Make a word-for-word copy of the entries below from their first line through the line with "const int nl = 2 * cns;", and add nothing.

Records contained in a dataset:
== == ==

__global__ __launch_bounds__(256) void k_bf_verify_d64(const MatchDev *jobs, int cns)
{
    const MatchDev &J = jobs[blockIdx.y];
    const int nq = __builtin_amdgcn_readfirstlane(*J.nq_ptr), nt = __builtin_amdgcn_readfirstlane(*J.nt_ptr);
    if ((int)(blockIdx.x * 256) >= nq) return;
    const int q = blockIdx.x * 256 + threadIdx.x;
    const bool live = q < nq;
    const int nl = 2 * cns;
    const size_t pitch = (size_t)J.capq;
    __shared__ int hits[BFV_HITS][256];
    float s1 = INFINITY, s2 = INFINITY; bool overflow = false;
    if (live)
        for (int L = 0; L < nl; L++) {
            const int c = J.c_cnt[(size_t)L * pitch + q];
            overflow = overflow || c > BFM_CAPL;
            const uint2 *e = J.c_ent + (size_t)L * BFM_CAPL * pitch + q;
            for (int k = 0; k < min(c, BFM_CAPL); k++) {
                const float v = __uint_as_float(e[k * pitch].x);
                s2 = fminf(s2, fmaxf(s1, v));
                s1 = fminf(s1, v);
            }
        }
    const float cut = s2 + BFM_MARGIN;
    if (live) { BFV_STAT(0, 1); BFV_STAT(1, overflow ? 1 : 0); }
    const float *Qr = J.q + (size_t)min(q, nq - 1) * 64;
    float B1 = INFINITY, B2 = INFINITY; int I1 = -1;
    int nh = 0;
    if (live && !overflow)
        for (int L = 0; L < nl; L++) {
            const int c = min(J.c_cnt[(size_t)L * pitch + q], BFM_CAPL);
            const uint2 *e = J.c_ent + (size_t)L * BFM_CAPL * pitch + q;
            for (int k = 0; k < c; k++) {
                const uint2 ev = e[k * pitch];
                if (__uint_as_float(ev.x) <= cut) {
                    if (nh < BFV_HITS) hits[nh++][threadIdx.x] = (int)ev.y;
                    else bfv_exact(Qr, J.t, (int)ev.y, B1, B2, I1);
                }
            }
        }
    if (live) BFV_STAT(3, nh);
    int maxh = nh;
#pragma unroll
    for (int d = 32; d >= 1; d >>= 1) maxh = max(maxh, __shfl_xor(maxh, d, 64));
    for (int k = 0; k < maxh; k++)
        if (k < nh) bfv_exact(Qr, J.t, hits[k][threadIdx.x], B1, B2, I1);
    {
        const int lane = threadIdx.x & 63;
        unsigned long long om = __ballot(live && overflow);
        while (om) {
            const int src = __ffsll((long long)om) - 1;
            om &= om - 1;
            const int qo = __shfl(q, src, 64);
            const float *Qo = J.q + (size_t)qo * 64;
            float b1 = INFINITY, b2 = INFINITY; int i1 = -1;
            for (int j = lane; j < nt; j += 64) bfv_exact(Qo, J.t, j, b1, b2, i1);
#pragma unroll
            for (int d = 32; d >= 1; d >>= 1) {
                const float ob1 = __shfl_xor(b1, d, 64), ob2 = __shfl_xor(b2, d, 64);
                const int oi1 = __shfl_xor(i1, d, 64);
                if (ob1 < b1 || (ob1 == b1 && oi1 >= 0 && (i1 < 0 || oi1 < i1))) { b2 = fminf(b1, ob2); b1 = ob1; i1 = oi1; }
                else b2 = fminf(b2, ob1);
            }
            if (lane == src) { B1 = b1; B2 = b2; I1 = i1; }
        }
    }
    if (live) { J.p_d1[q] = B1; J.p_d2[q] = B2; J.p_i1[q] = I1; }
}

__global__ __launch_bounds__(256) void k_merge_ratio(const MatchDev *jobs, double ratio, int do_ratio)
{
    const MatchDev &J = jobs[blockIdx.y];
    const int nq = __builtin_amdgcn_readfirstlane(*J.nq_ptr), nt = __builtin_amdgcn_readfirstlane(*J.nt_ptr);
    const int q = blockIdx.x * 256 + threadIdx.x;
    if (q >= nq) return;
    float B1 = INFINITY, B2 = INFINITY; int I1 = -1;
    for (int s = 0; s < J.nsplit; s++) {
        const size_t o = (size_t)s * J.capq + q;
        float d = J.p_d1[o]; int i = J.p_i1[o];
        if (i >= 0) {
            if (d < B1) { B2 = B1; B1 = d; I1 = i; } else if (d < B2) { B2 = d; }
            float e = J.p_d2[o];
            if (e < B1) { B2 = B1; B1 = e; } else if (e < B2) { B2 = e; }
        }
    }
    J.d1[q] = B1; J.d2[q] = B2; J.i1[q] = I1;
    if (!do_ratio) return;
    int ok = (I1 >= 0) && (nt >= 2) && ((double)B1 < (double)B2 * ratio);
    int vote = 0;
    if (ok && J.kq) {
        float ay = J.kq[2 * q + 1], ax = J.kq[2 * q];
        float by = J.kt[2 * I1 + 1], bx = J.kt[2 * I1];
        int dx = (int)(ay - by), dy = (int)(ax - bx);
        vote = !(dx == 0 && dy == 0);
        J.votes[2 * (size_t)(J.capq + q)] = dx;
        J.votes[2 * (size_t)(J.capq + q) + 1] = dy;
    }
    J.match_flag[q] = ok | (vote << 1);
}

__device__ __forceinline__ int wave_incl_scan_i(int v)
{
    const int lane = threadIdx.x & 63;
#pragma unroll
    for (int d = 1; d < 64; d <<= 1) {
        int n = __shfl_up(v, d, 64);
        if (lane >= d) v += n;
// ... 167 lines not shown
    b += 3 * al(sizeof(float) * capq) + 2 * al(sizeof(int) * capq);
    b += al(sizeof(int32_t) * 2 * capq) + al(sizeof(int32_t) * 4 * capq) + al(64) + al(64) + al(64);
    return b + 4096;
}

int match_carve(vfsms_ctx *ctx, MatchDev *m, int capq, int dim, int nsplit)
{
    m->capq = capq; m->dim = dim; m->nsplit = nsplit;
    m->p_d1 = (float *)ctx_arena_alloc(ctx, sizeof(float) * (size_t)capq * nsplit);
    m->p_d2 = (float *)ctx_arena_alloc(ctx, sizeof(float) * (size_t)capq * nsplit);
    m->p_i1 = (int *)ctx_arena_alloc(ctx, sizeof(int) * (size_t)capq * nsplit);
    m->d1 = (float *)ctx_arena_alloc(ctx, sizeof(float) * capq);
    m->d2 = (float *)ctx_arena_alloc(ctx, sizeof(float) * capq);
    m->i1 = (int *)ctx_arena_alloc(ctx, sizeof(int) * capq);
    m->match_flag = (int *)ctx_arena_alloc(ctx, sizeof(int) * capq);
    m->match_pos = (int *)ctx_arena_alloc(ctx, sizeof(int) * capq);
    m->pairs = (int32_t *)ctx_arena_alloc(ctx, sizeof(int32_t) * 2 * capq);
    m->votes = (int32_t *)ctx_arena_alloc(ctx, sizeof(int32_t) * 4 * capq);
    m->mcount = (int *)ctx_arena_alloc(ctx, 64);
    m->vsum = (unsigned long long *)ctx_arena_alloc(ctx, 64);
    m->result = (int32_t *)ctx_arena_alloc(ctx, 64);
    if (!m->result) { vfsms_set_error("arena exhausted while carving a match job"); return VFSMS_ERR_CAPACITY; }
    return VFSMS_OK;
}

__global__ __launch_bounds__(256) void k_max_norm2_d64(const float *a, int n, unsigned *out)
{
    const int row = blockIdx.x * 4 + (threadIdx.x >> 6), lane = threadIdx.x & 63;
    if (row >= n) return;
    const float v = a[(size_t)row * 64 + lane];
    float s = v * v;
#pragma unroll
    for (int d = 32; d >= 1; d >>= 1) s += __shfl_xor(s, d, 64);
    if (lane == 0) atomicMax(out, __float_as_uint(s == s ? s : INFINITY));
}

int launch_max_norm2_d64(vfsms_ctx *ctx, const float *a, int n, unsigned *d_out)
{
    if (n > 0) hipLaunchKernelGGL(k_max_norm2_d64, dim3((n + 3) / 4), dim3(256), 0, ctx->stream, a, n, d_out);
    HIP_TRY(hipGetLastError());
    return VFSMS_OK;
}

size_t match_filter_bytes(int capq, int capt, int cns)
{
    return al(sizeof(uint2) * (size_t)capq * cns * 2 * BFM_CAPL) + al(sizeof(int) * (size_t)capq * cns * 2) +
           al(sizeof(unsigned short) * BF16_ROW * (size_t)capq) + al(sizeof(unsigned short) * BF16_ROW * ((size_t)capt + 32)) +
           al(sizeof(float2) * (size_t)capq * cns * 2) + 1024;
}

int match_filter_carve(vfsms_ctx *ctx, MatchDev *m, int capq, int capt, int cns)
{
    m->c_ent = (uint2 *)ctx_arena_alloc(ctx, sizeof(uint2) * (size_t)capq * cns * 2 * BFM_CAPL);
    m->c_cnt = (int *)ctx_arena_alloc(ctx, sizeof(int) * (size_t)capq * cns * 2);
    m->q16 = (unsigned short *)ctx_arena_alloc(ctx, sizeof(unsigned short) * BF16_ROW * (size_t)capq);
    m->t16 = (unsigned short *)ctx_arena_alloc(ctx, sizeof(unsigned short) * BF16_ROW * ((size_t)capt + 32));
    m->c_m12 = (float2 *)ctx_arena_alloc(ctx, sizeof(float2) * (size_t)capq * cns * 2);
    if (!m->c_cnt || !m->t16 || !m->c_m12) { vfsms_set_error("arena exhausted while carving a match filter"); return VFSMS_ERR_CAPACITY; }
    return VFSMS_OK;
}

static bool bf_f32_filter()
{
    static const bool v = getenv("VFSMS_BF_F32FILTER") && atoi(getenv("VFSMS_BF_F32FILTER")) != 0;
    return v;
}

== == ==

• **ANSWER BOX**:
__global__ __launch_bounds__(256) void k_bf_verify_d64(const MatchDev *jobs, int cns)
{
    const MatchDev &J = jobs[blockIdx.y];
    const int nq = __builtin_amdgcn_readfirstlane(*J.nq_ptr), nt = __builtin_amdgcn_readfirstlane(*J.nt_ptr);
    if ((int)(blockIdx.x * 256) >= nq) return;
    const int q = blockIdx.x * 256 + threadIdx.x;
    const bool live = q < nq;
    const int nl = 2 * cns;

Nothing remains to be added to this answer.